For the settings you outlined in your question, that would be:

UCSR1A = 0;                         // importantly U2X1 = 0
UCSR1B = 0;                         // interrupts enabled in here if you like
UCSR1C = _BV(UCSZ11) | _BV(UCSZ10); // no parity, 8 data bits, 1 stop bit
UCSR1D = 0;                         // no cts, no rts
UBRR1  = 103;                       // 9600 baud @ 16MHz XTAL with U2X1 = 0    

As a side note, while the hardware does store the baud rate register (UBBRn) as two 8-bit registers, in software there is no need to treat it as such. You can access the High and Low registers (e.g. UBRR1H and UBRR1L respectively) but you can also just assign to (or read from) the named "combined" register as though it was a 16-bit register.

UBRR1 = 0x0343; is functionally equivalent to UBRR1H = 0x03; UBRR1L = 0x43;

Answer 2

An unsigned char should always be 8-bits or a single byte. Forget that it is a 'character' but rather just a number data type that is the same size as our registers. Since we are passing in a number that could possibly be as large 12 bits, our function is accepting a data type that is large enough for baud (unsigned int). This could either be 32 or 16-bits (does not matter in this case) depending on our architecture.

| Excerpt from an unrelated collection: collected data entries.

template <int QM, int VEC, bool LOSS, int MM, int ATOM = 0, int TB = -1, bool LEAN = false>
__device__ __forceinline__ void process_word(const W2bParams &P, const WordLds &L, const QParam &qp,
                                             const int cw, const int nt, const float alpha,
                                             double &loss_acc, const XHot &X) {
  static_assert(!LEAN || (VEC == 4 && MM == 0 && ATOM == 0 && TB == 0 && QM <= 2), "lean form: see w2b_workers_lean");
  constexpr bool REG = !LEAN;
  constexpr bool ATOM_U = !(VEC == 4 && ATOM < 1), ATOM_V = !(VEC == 4 && ATOM < 2);
  constexpr bool THIRDS = LEAN && QM == 1;
  constexpr float third = 1.f / 3.f;
  const int tid = threadIdx.x, lane = tid & 63, wave = tid >> 6, nwaves = blockDim.x >> 6;
  const int dim = P.dim, col0 = tid * VEC;
  const bool active = col0 < dim;
  const float ar2 = REG ? (2.f * alpha) * P.reg : 0.f;
  constexpr int TC = TFor<LOSS>::value;

  Col<VEC> x[TC];
  int rows[TC];
  int start = 0, chunk = 0, end = L.cend[0];
  auto chunk_rows = [&]() {
    const int mine = L.tgt[min(start + lane, nt - 1)];
#pragma unroll
    for (int i = 0; i < TC; i++) rows[i] = __builtin_amdgcn_readlane(mine, i);
  };
  chunk_rows();
  const int nhu = (VEC == 4) ? X.nu : 0, nhv = (VEC == 4) ? X.nv : 0;
  auto ld_u = [&](int row) -> Col<VEC> {
    if constexpr (VEC == 4) { if ((unsigned)(row - 1) < (unsigned)nhu) return xhot_ld(X.cu, row - 1, nhu, dim, col0); }
    return load_col<VEC, MM, TB>(P.u, row, dim, col0, P.tab_bytes);
  };
  [[maybe_unused]] const int atomic_rank = ATOM_V ? P.atomic_rank : 0, atomic_rank_u = ATOM_U ? P.atomic_rank_u : 0;
  auto up_u = [&](int row, const Col<VEC> &val, const Col<VEC> &d) {
    if constexpr (VEC == 4) { if ((unsigned)(row - 1) < (unsigned)nhu) { xhot_st(X.cu, row - 1, nhu, dim, col0, val); return; } }
    if constexpr (ATOM_U) { if (row <= atomic_rank_u) { add_col<VEC, TB>(P.u, row, dim, col0, d, P.tab_bytes); return; } }
    store_col<VEC, MM, TB>(P.u, row, dim, col0, val, P.tab_bytes);
  };
  auto ld_v = [&](int row) -> Col<VEC> {
    if constexpr (VEC == 4) { if ((unsigned)(row - 1) < (unsigned)nhv) return xhot_ld(X.cv, row - 1, nhv, dim, col0); }
    return load_col<VEC, MM, TB>(P.v, row, dim, col0, P.tab_bytes);
  };
  auto up_v = [&](int row, const Col<VEC> &val, const Col<VEC> &d) {
    if constexpr (VEC == 4) { if ((unsigned)(row - 1) < (unsigned)nhv) { xhot_st(X.cv, row - 1, nhv, dim, col0, val); return; } }
    if constexpr (ATOM_V) { if (row <= atomic_rank) { add_col<VEC, TB>(P.v, row, dim, col0, d, P.tab_bytes); return; } }
    store_col<VEC, MM, TB>(P.v, row, dim, col0, val, P.tab_bytes);
  };
  auto load_targets = [&](bool zero) {
#pragma unroll
    for (int i = 0; i < TC; i++) {
      if (zero) {
#pragma unroll
        for (int e = 0; e < VEC; e++) x[i].e[e] = 0.f;
      }
      if (active && start + i < end) x[i] = ld_v(rows[i]);
    }
  };
  load_targets(true);

  Col<VEC> avg;
  float regsq = 0.f;
  const bool reg_on = REG && P.reg != 0.f;
  float *fsave = reinterpret_cast<float *>(L.prev);
#pragma unroll
  for (int e = 0; e < VEC; e++) avg.e[e] = 0.f;
  for (int j0 = 0; j0 < cw; j0 += W2B_CA) {
    Col<VEC> r[W2B_CA];
#pragma unroll
    for (int jj = 0; jj < W2B_CA; jj++)
      if (active && j0 + jj < cw) r[jj] = ld_u(__builtin_amdgcn_readfirstlane(L.ctx[j0 + jj]));
#pragma unroll
    for (int jj = 0; jj < W2B_CA; jj++)
      if (active && j0 + jj < cw) {
        if (j0 + jj < W2B_STASH) {
#pragma unroll
          for (int e = 0; e < VEC; e++) L.stash[((j0 + jj) * blockDim.x + tid) * VEC + e] = r[jj].e[e];
        }
#pragma unroll
        for (int e = 0; e < VEC; e++) {
          const float q = quant<QM>(r[jj].e[e], qp);
          avg.e[e] += q;
          if (LOSS && reg_on) regsq += q * q;
        }
      }
  }
  {
    const float cwf = (float)cw;
#pragma unroll
    for (int e = 0; e < VEC; e++) avg.e[e] = active ? avg.e[e] / cwf : 0.f;
  }
  [[maybe_unused]] Col<VEC> avg3;
  if constexpr (THIRDS) {
#pragma unroll
    for (int e = 0; e < VEC; e++) avg3.e[e] = avg.e[e] * third;
  }

  Col<VEC> err;
#pragma unroll
  for (int e = 0; e < VEC; e++) err.e[e] = 0.f;
  int par = 0;
  for (;;) {
    const int n = end - start;
    float p[TC];
#pragma unroll
    for (int i = 0; i < TC; i++) {
      float t[VEC];
#pragma unroll
      for (int e = 0; e < VEC; e++) {
        if constexpr (THIRDS) t[e] = (x[i].e[e] < 0.f) ? -avg3.e[e] : avg3.e[e];
        else {
          const float q = quant<QM>(x[i].e[e], qp);
          t[e] = avg.e[e] * q;
        }
      }
      const float s = (VEC == 4) ? (t[0] + t[1 % VEC]) + (t[2 % VEC] + t[3 % VEC]) : ((VEC == 2) ? t[0] + t[1 % VEC] : t[0]);
      p[i] = active ? s : 0.f;
    }
    float *red = L.red + par * (TC * W2B_MAXW);
    if (MM == W2B_MM_EXACT) {
      float fchain = 0.f;
      for (int b0 = 0; b0 < dim; b0 += W2B_EXACT_COLS) {
        if (active && col0 >= b0 && col0 < b0 + W2B_EXACT_COLS) {
#pragma unroll
          for (int i = 0; i < TC; i++)
            if (i < n) {
#pragma unroll
              for (int e = 0; e < VEC; e++)
                L.xprod[i * (W2B_EXACT_COLS + 1) + (col0 - b0) + e] = avg.e[e] * quant<QM>(x[i].e[e], qp);
            }
        }
        __syncthreads();
        if (wave == 0 && lane < n) {
          const int cnt = min(W2B_EXACT_COLS, dim - b0);
          const float *src = L.xprod + lane * (W2B_EXACT_COLS + 1);
          for (int c = 0; c < cnt; c++) fchain += src[c];
        }
        __syncthreads();
      }
      if (wave == 0 && lane < n) {
        red[lane * W2B_MAXW] = fchain;
        for (int w = 1; w < nwaves; w++) red[lane * W2B_MAXW + w] = 0.f;
      }
    } else {
#pragma unroll
      for (int i = 0; i < TC; i++) p[i] = wave_sum(p[i]);
      if (lane == 0) {
#pragma unroll
        for (int i = 0; i < TC; i++)
          if (i < n) red[i * W2B_MAXW + wave] = p[i];
      }
    }
    __syncthreads();
    float gl = 0.f;
    if (lane < n) {
      float f = 0.f;
      for (int w = 0; w < nwaves; w++) f += red[lane * W2B_MAXW + w];
      gl = grad_scalar(f, start + lane == 0, alpha, P.exp_table);
      if (LOSS && wave == 0) fsave[start + lane] = f;
    }
#pragma unroll
    for (int i = 0; i < TC; i++) {
      if (i < n) {
        const float g = __int_as_float(__builtin_amdgcn_readlane(__float_as_int(gl), i));
        [[maybe_unused]] const float g3 = g * third;
        const bool by_add = (VEC == 4 && ATOM >= 2) && rows[i] <= atomic_rank && !((unsigned)(rows[i] - 1) < (unsigned)nhv);
        Col<VEC> dl;
        if constexpr (VEC == 4 && ATOM >= 2) {
#pragma unroll
          for (int e = 0; e < VEC; e++) dl.e[e] = 0.f;
        }
        if (active) {
#pragma unroll
          for (int e = 0; e < VEC; e++) {
            float xv = x[i].e[e];
            if (QM != 0) asm volatile("" : "+v"(xv));
            if constexpr (THIRDS) err.e[e] += (xv < 0.f) ? -g3 : g3;
            else {
              const float q = quant<QM>(xv, qp);
              if (LOSS && reg_on) regsq += q * q;
              err.e[e] += g * q;
            }
            if constexpr (REG) dl.e[e] = g * avg.e[e] - ar2 * xv;
            else dl.e[e] = g * avg.e[e] + 0.f;
            x[i].e[e] = xv + dl.e[e];
          }
          if (!by_add) up_v(rows[i], x[i], dl);
        }
        if constexpr (VEC == 4 && ATOM >= 2) {
          if (by_add) add_col_contig<TB>(P.v, rows[i], dim, dl, P.tab_bytes);
        }
      }
    }
    start = end;
    if (start >= nt) break;
    end = L.cend[++chunk];
    par ^= 1;
    chunk_rows();
    load_targets(false);
  }

  for (int j0 = 0; j0 < cw; j0 += W2B_CA) {
    Col<VEC> r[W2B_CA];
#pragma unroll
    for (int jj = 0; jj < W2B_CA; jj++)
      if (active && j0 + jj < cw && L.umult[j0 + jj] > 0) {
        const int crow = __builtin_amdgcn_readfirstlane(L.ctx[j0 + jj]);
        if (j0 + jj < W2B_STASH && crow > P.fresh_rank_u) {
#pragma unroll
          for (int e = 0; e < VEC; e++) r[jj].e[e] = L.stash[((j0 + jj) * blockDim.x + tid) * VEC + e];
        } else {
          r[jj] = ld_u(crow);
        }
      }
#pragma unroll
    for (int jj = 0; jj < W2B_CA; jj++) {
      if constexpr (VEC == 4 && ATOM >= 1) {
        if (j0 + jj < cw) {
          const int m = L.umult[j0 + jj];
          if (m > 0) {
            const int crow = __builtin_amdgcn_readfirstlane(L.ctx[j0 + jj]);
            const bool by_add = crow <= atomic_rank_u && !((unsigned)(crow - 1) < (unsigned)nhu);
            Col<VEC> dl;
#pragma unroll
            for (int e = 0; e < VEC; e++) dl.e[e] = 0.f;
            for (int k = 0; k < m; k++) {
              if (active) {
#pragma unroll
                for (int e = 0; e < VEC; e++) {
                  dl.e[e] = err.e[e] - ar2 * r[jj].e[e];
                  r[jj].e[e] = r[jj].e[e] + dl.e[e];
                }
              }
              if (by_add) add_col_contig<TB>(P.u, crow, dim, dl, P.tab_bytes);
            }
            if (!by_add && active) up_u(crow, r[jj], dl);
          }
        }
      } else {
        if (active && j0 + jj < cw) {
          const int m = L.umult[j0 + jj];
          if (m > 0) {
            const int crow = __builtin_amdgcn_readfirstlane(L.ctx[j0 + jj]);
            [[maybe_unused]] const bool by_add = ATOM_U && crow <= atomic_rank_u && !(VEC == 4 && (unsigned)(crow - 1) < (unsigned)nhu);
            Col<VEC> dl;
            for (int k = 0; k < m; k++) {
#pragma unroll
              for (int e = 0; e < VEC; e++) {
                if constexpr (REG) dl.e[e] = err.e[e] - ar2 * r[jj].e[e];
                else dl.e[e] = err.e[e];
                r[jj].e[e] = r[jj].e[e] + dl.e[e];
              }
              if constexpr (ATOM_U) { if (by_add && k + 1 < m) up_u(crow, r[jj], dl); }
            }
            up_u(crow, r[jj], dl);
          }
        }
      }
    }
  }
  if (LOSS) {
    if (wave == 0) {
      for (int j = lane; j < nt; j += 64) loss_acc += (double)log_sigmoid_term(fsave[j], j == 0);
    }
    if (reg_on) {
      const float s = wave_sum(active ? regsq : 0.f);
      if (lane == 0) loss_acc -= (double)(P.reg * s);
    }
  }
  __syncthreads();
}


template <int QM, bool LOSS, int MM>
__device__ __forceinline__ void process_word_wide(const W2bParams &P, const WordLds &L, const QParam &qp, const int cw,
                                                  const int nt, const float alpha, double &loss_acc) {
  const int tid = threadIdx.x, lane = tid & 63, wave = tid >> 6, nwaves = blockDim.x >> 6, nthr = blockDim.x;
  const int dim = P.dim;
  const float ar2 = (2.f * alpha) * P.reg;
  float *avg = P.wide_scratch + (long long)blockIdx.x * 2 * dim, *errv = avg + dim;
  auto ld = [&](float *tab, int row, int c) -> float { return load_col<1, MM>(tab, row, dim, c, P.tab_bytes).e[0]; };
  auto st = [&](float *tab, int row, int c, float x) { Col<1> v; v.e[0] = x; store_col<1, MM>(tab, row, dim, c, v, P.tab_bytes); };
  float regsq = 0.f;
  for (int c = tid; c < dim; c += nthr) {
    float s = 0.f;
    for (int j = 0; j < cw; j++) {
      const float q = quant<QM>(ld(P.u, L.ctx[j], c), qp);
      s += q;
      if (LOSS) regsq += q * q;
    }
    avg[c] = s / (float)cw;
    errv[c] = 0.f;
  }
  if (LOSS && P.reg != 0.f) {
    const float s = wave_sum(regsq);
    if (lane == 0) loss_acc -= (double)(P.reg * s);
  }
  __syncthreads();
  for (int t = 0; t < nt; t++) {
    const int row = L.tgt[t];
    float f = 0.f;
    if (MM == W2B_MM_EXACT) {
      for (int b0 = 0; b0 < dim; b0 += W2B_EXACT_COLS) {
        if (tid < W2B_EXACT_COLS && b0 + tid < dim) L.xprod[tid] = avg[b0 + tid] * quant<QM>(ld(P.v, row, b0 + tid), qp);
        __syncthreads();
        if (tid == 0) {
          const int cnt = min(W2B_EXACT_COLS, dim - b0);
          for (int c = 0; c < cnt; c++) f += L.xprod[c];
        }
        __syncthreads();
      }
      if (tid == 0) L.red[0] = f;
    } else {
      float p = 0.f;
      for (int c = tid; c < dim; c += nthr) p += avg[c] * quant<QM>(ld(P.v, row, c), qp);
      p = wave_sum(p);
      if (lane == 0) L.red[wave] = p;
      __syncthreads();
      if (tid == 0) {
        for (int w = 0; w < nwaves; w++) f += L.red[w];
        L.red[0] = f;
      }
    }
    __syncthreads();
    f = L.red[0];
    const float g = grad_scalar(f, t == 0, alpha, P.exp_table);
    if (LOSS && tid == 0) loss_acc += (double)log_sigmoid_term(f, t == 0);
    float s2 = 0.f;
    for (int c = tid; c < dim; c += nthr) {
      const float xv = ld(P.v, row, c), q = quant<QM>(xv, qp);
      if (LOSS) s2 += q * q;
      errv[c] += g * q;
      st(P.v, row, c, xv + (g * avg[c] - ar2 * xv));
    }
    if (LOSS && P.reg != 0.f) {
      s2 = wave_sum(s2);
      if (lane == 0) loss_acc -= (double)(P.reg * s2);
    }
    __syncthreads();
  }
  for (int c = tid; c < dim; c += nthr) {
    const float e = errv[c];
    for (int j = 0; j < cw; j++) {
      const int row = L.ctx[j];
      const float r = ld(P.u, row, c);
      st(P.u, row, c, r + (e - ar2 * r));
    }
  }
  __syncthreads();
}

__device__ __forceinline__ unsigned long long fast_mod(unsigned long long n, unsigned long long d,
                                                     unsigned long long magic) {
  if (d <= 1) return 0;
  const unsigned long long q = __umul64hi(n, magic);
  unsigned long long r = n - q * d;
  if (r >= d) r -= d;
  if (r >= d) r -= d;
  return r;
}
__device__ __forceinline__ long long w2b_global_progress(const W2bParams &P, long long wca_local) {
  const long long others_per_self = P.total_threads / P.num_threads - 1;
  return wca_local + (long long)P.shared->wca_others + others_per_self * (wca_local - (long long)P.shared->wca_at_sync);
}
__device__ __forceinline__ unsigned long long lcg_jump(const W2bParams &P, unsigned long long x, int k) {
  return P.jump_a[k] * x + P.jump_c[k];
}

__device__ __forceinline__ void read_sentence(const W2bParams &P, int *s_sen, unsigned long long &rng,
                                              long long &cursor, long long &wc, int &ovr, int &eof,
                                              int &len_out, const int lane) {
  int len = 0;
  bool stop = false;
  const bool sub = (P.sample > 0.f);
  if (ovr != -2) {
    const int w = ovr;
    ovr = -2;
    if (w != -1) {
      wc++;
      if (w == 0) stop = true;
      else {
        bool kept = true;
        if (sub) {
          rng = rng * W2B_LCG_A + W2B_LCG_C;
          kept = !(P.keep[w] < (float)(rng & 0xFFFF) / 65536.f);
        }
        if (kept) { if (lane == 0) s_sen[0] = w; len = 1; }
      }
    }
  }
  while (!stop) {
    const long long i = cursor + lane;
    const bool in = i < P.n_tokens;
    const int tok = in ? P.corpus[i] : 0;
    const bool isw = in && tok != 0;
    const unsigned long long mw = __ballot(isw);
    const unsigned long long lt = lane_lt_mask(lane);
    bool kept = isw;
    if (sub && isw) {
      const unsigned long long x = lcg_jump(P, rng, __popcll(mw & lt) + 1);
      kept = !(P.keep[tok] < (float)(x & 0xFFFF) / 65536.f);
    }
    const unsigned long long mk = __ballot(kept);
    const int kpos = __popcll(mk & lt);
    const bool lim = kept && (len + kpos + 1 >= W2B_MAX_SEN);
    const unsigned long long mt = __ballot(!in || (in && tok == 0) || lim);
    const unsigned long long min_ = __ballot(in);
    const int e = mt ? (__ffsll((long long)mt) - 1) : 64;
    const int ncons = e + ((e < 64 && ((min_ >> e) & 1ull)) ? 1 : 0);
    const unsigned long long cmask = (ncons >= 64) ? ~0ull : ((1ull << ncons) - 1ull);
    if (kept && lane < ncons) s_sen[len + kpos] = tok;
    len += __popcll(mk & cmask);
    wc += ncons;
    cursor += ncons;
    if (sub) rng = lcg_jump(P, rng, __popcll(mw & cmask));
    if (e < 64) {
      stop = true;
      if (!((min_ >> e) & 1ull)) {
        eof = 1;
        if (P.corpus_more && lane == 0) P.shared->corpus_overrun = 1;
      }
    }
  }
  len_out = len;
}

For this architecture, our UBRRHn and UBRRLn registers are 1 byte each. We do not have a single register that is large enough to take that 12-bit value so we have two 8-bit registers, and as you mentioned, we split up that 12-bit number into each. UBRRHn takes the upper 4 bits, while UBRRLn takes the lower 8.

We shift the unsigned int 8 positions down to get those upper 4 bits. Let's take a trivial example with all '1' bits:

baud = 4095;
UBRRHn = (unsigned char)(baud>>8);
// our shift: 0b0000111111111111 >> 8 == 0b0000000000001111
// after cast & assignment, UBRRHn == 0b00001111
UBRRLn = (unsigned char)baud;
// after cast & assignment, UBRRLn == 0b11111111

Our cast to unsigned char will take the lower 8-bits since unsigned char is an 8-bit data type.

I don't have time to go over the other sample code but it could be that he's using some macro or something at compile time to split it up for him. You could dig deeper and find where UBBR1 is defined. If you don't trust it, don't use it. Do what you know to be true for your hardware configuration first and test it.